> [Goal of the exercise]:
For the word "PieceSel", search the records and show each line in which it occurs.
Stored data section start
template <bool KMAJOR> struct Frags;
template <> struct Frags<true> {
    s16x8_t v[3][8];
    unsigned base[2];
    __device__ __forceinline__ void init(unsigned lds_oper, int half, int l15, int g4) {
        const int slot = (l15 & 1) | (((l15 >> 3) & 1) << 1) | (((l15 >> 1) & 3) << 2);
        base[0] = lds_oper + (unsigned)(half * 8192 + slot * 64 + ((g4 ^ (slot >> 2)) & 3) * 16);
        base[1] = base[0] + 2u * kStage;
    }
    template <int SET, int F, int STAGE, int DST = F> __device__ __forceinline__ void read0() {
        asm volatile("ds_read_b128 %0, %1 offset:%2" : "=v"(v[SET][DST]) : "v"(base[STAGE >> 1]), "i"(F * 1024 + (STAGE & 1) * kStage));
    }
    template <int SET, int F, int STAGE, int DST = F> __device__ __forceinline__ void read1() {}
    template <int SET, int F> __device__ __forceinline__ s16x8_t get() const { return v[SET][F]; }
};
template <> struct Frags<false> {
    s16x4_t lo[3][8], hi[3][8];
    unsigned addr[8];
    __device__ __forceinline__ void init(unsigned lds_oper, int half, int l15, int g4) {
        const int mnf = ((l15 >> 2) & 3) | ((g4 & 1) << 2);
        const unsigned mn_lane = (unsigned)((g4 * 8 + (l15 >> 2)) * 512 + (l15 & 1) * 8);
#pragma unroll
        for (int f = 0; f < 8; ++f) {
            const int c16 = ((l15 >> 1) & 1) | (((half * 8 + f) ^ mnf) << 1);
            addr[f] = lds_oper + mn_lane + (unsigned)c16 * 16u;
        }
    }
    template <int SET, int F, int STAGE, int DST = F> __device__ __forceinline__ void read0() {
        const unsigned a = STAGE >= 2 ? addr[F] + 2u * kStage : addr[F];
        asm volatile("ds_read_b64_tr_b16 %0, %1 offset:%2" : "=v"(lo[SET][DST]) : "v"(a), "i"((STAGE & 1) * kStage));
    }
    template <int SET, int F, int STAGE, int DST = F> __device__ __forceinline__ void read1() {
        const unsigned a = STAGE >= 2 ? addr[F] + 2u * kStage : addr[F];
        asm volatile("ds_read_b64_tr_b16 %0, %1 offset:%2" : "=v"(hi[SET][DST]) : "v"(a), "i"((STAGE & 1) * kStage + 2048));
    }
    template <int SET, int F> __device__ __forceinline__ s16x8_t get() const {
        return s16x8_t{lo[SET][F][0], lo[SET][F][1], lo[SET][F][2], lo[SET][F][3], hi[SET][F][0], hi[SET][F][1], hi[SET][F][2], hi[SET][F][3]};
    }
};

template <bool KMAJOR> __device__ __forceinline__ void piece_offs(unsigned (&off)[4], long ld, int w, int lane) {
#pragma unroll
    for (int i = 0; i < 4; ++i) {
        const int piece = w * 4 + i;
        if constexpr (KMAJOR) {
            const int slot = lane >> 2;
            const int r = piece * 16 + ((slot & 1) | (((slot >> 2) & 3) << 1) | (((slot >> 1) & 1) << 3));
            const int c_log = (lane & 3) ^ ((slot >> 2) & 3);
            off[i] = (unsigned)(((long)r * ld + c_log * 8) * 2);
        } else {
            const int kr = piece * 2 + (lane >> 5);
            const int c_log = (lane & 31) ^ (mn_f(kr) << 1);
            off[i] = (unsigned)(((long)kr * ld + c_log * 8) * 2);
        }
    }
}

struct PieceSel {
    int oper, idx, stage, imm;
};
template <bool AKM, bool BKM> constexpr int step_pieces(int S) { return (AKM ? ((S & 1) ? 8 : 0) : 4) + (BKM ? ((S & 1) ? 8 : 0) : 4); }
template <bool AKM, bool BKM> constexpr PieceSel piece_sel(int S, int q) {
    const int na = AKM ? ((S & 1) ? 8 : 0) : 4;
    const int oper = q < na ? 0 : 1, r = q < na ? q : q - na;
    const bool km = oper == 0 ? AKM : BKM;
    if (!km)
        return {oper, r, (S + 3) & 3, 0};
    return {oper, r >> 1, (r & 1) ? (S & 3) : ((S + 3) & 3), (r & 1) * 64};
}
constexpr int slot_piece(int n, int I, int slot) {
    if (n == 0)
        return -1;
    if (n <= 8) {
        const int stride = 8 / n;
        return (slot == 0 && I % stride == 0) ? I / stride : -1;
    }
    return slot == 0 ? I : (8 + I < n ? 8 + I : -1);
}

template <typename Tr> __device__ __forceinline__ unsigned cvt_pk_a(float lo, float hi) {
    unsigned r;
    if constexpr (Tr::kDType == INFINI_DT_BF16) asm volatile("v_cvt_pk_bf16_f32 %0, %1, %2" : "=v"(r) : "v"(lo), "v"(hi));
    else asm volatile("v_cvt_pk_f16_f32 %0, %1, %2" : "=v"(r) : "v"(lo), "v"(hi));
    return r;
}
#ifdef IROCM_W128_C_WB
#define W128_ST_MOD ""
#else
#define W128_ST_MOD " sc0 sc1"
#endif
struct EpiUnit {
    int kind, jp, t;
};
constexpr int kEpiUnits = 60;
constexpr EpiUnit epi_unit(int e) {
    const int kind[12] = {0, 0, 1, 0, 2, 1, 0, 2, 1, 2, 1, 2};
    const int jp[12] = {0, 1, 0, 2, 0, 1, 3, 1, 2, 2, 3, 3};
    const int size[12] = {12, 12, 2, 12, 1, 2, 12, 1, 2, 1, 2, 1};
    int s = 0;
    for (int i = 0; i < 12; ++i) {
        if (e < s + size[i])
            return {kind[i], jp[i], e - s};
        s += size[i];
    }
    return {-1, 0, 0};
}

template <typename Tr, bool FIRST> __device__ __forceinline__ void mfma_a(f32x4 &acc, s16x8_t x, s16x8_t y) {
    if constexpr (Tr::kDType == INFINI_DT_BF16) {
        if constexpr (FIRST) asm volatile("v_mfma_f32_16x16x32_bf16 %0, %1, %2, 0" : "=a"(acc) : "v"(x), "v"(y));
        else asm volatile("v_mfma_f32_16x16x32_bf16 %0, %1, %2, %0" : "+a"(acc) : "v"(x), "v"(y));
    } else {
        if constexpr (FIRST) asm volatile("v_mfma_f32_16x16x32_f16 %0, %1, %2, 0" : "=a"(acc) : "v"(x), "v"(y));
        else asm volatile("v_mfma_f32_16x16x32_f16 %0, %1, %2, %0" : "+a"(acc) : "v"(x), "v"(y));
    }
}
Stored data section end
Stored data section start
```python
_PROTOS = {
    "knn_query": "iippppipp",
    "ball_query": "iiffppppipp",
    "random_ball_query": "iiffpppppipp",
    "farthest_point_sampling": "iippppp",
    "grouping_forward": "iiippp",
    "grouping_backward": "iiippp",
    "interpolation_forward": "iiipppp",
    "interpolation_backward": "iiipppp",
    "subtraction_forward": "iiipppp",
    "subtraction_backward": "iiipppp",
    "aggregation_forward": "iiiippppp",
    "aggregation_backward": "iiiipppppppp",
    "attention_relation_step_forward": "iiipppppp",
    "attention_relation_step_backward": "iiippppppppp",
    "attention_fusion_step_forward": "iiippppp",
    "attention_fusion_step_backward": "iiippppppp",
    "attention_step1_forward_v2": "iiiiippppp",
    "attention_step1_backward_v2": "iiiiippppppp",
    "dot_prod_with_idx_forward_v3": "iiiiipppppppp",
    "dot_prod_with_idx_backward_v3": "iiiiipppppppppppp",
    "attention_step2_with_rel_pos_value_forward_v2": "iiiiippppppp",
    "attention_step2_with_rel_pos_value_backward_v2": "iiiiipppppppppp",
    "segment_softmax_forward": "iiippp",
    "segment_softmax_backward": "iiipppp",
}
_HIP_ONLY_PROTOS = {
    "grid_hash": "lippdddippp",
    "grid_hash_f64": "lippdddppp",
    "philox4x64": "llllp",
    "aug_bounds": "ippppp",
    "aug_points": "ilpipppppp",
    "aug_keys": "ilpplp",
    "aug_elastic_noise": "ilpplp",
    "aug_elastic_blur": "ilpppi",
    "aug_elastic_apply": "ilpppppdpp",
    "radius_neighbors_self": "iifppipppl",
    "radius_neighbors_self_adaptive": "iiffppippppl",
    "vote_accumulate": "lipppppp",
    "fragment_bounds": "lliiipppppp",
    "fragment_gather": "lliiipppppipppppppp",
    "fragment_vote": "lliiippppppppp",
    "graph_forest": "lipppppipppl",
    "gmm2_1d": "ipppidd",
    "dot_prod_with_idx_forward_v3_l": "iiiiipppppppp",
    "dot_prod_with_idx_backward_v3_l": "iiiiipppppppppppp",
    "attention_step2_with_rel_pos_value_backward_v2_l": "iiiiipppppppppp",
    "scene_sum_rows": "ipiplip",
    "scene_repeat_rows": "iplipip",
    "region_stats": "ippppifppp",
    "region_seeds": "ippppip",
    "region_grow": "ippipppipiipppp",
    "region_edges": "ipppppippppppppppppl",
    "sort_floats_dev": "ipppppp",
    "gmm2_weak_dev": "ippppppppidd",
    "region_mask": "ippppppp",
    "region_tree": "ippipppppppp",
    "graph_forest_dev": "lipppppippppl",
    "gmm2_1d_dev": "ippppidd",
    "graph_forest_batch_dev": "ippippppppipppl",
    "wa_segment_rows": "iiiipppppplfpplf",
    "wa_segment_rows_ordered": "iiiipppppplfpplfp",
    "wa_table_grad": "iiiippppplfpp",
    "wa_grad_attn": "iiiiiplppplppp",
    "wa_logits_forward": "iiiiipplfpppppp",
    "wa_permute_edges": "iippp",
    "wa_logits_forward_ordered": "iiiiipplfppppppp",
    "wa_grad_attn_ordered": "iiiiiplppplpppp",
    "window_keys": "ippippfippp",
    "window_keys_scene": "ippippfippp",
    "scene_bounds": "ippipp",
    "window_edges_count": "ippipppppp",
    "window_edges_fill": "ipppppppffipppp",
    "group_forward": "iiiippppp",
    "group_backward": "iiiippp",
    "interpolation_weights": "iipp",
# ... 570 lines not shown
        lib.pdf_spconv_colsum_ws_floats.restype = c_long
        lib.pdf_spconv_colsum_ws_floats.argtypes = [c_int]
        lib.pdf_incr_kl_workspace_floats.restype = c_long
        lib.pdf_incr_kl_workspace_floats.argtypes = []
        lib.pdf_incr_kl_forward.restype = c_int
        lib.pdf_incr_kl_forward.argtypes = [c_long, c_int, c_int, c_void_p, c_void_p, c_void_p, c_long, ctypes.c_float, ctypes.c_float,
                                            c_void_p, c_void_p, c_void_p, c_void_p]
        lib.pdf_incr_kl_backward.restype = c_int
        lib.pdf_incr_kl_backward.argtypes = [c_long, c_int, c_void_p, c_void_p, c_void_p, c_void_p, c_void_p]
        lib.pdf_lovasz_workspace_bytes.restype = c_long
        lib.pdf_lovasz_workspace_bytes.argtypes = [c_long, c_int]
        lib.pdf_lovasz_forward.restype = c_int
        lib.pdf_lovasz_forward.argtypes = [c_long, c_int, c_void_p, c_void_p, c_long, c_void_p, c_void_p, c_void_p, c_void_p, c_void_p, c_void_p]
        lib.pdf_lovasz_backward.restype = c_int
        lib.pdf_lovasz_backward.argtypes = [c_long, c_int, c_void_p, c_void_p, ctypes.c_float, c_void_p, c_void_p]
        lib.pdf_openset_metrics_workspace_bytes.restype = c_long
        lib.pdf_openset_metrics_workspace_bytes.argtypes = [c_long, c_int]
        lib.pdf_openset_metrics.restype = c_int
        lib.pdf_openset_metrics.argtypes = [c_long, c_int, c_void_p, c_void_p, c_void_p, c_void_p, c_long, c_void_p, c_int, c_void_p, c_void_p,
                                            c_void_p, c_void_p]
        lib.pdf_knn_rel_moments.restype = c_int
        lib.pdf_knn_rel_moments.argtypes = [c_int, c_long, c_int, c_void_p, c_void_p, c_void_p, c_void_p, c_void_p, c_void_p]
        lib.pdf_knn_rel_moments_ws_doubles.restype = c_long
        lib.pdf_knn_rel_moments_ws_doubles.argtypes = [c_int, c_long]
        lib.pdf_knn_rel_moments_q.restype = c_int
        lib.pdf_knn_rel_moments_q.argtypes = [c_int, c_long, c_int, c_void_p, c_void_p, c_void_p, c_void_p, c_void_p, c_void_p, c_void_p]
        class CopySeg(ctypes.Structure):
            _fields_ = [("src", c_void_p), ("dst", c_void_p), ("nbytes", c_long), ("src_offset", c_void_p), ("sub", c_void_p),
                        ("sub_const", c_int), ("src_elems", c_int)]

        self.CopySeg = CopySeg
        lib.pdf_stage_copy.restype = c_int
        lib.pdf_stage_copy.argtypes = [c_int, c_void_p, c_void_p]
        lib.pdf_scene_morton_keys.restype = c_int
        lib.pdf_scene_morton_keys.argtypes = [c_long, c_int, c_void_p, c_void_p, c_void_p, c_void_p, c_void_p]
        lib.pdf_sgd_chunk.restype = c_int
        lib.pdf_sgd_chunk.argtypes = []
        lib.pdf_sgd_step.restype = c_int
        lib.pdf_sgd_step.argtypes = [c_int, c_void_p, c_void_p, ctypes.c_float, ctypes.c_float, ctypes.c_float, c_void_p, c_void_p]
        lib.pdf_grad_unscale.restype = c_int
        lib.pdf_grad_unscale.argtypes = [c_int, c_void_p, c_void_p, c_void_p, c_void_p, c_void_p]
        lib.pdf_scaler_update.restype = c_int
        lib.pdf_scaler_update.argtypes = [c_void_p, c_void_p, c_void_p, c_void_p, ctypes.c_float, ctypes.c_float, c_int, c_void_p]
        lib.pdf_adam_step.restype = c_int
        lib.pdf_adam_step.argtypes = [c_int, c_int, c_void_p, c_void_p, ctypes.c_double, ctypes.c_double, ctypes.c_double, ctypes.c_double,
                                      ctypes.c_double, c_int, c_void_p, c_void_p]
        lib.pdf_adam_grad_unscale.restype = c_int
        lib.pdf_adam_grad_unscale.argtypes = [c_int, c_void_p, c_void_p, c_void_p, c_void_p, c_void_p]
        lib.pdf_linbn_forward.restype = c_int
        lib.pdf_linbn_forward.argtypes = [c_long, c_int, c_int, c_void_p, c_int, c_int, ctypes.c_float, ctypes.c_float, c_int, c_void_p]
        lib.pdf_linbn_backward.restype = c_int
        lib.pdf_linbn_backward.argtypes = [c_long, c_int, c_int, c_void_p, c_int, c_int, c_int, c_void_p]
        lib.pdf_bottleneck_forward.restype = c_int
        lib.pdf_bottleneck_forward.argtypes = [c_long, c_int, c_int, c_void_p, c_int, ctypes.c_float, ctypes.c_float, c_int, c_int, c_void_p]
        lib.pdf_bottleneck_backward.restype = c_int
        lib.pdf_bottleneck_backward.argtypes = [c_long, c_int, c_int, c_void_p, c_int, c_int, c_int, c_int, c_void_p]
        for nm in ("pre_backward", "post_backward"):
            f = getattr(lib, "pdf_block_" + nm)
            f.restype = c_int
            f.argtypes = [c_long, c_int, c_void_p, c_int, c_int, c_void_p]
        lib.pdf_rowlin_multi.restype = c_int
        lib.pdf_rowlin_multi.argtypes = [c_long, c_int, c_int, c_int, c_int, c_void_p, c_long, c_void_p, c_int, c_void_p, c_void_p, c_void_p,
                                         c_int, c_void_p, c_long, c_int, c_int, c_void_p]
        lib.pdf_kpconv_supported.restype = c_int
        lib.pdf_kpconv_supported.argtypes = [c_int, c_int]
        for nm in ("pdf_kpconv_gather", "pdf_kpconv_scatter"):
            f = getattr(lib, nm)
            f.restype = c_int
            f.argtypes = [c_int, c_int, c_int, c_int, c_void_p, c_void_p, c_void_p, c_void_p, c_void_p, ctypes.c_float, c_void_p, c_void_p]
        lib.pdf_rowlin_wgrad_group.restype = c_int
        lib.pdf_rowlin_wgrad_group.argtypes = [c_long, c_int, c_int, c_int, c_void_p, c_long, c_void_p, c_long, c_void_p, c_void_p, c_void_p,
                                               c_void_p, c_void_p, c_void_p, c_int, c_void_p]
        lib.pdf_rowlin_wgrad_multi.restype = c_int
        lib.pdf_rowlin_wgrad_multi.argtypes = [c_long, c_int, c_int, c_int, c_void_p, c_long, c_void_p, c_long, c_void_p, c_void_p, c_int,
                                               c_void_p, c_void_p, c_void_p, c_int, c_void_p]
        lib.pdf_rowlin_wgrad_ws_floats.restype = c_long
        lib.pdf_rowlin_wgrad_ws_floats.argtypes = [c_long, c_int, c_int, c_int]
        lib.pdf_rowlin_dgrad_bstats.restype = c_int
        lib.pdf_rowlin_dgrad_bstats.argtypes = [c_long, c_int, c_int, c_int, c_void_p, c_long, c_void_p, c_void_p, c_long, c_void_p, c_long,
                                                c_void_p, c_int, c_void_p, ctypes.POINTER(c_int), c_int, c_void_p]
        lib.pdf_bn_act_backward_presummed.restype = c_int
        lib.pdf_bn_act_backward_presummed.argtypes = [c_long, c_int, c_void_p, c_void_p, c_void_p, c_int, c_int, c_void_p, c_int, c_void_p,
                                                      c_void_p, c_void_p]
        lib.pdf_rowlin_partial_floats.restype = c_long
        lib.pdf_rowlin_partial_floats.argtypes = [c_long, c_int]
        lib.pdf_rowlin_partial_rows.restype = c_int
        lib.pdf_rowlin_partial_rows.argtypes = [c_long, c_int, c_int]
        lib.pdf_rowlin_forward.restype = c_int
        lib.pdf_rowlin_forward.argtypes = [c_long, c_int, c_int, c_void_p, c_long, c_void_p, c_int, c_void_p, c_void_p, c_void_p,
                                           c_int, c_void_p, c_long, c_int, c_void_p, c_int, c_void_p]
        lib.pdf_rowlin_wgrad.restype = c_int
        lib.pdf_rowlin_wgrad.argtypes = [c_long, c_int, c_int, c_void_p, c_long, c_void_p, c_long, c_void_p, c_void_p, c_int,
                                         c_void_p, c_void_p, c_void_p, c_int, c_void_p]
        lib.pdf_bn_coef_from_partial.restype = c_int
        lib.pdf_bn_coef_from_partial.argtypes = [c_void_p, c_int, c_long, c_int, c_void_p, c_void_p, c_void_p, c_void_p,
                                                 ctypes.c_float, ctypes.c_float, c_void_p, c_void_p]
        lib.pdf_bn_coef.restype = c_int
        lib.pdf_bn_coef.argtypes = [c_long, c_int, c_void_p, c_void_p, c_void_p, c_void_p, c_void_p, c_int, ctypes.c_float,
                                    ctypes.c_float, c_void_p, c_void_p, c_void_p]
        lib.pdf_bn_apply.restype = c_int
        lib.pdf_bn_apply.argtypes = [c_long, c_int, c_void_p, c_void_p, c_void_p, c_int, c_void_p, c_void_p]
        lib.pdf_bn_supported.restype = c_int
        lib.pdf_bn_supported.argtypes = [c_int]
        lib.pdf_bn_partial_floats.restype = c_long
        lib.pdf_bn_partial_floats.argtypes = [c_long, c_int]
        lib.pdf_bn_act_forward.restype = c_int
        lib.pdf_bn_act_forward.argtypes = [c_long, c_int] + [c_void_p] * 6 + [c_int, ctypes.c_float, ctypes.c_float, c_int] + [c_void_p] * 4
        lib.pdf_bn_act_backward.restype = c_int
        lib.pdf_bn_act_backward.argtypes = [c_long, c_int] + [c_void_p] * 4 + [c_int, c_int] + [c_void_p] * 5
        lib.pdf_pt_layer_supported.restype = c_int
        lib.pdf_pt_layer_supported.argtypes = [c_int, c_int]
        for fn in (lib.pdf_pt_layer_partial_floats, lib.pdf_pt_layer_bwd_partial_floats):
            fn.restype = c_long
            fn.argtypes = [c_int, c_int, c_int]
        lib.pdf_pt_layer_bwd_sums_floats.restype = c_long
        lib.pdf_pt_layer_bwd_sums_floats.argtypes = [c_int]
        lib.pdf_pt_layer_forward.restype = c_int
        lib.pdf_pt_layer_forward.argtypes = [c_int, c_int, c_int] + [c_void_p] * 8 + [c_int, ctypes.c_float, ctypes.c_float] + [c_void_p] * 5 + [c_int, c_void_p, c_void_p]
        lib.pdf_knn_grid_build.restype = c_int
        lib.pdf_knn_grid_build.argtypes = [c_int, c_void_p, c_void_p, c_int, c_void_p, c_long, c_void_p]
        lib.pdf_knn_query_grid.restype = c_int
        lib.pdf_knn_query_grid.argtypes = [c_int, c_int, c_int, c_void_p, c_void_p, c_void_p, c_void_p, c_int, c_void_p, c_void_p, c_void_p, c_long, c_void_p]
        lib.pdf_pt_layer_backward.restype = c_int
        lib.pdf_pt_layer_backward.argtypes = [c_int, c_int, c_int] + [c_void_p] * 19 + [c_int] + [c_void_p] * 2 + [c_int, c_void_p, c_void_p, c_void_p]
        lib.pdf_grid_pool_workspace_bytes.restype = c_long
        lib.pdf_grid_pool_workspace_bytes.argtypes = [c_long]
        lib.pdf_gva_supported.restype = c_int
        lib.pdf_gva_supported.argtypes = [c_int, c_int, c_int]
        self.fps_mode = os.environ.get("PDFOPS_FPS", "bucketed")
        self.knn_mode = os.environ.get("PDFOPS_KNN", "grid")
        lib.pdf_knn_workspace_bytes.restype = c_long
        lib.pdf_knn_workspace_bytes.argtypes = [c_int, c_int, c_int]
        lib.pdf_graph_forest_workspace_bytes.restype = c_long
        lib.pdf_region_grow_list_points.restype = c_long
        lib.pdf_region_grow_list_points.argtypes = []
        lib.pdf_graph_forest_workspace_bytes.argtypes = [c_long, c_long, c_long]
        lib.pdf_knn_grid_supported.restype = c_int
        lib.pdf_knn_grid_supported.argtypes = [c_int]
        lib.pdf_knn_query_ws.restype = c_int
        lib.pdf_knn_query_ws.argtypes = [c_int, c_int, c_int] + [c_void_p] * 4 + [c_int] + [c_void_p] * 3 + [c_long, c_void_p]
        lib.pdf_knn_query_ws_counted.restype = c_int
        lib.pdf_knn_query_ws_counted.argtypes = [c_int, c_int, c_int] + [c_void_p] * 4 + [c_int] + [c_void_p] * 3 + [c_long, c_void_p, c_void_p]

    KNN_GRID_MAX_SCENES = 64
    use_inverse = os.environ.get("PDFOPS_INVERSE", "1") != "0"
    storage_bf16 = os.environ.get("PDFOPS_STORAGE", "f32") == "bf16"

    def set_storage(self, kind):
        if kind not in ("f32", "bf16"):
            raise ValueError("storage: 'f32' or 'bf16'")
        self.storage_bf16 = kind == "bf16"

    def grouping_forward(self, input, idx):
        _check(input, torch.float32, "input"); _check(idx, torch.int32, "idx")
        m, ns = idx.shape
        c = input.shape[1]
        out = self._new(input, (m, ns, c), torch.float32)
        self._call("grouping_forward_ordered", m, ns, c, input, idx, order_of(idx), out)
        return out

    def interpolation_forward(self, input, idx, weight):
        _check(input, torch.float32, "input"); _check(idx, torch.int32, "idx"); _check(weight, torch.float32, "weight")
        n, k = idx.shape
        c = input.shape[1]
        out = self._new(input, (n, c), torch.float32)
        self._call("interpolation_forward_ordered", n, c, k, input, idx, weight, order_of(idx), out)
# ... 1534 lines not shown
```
Stored data section end
> [Exercise answer]:
struct PieceSel {
template <bool AKM, bool BKM> constexpr PieceSel piece_sel(int S, int q) {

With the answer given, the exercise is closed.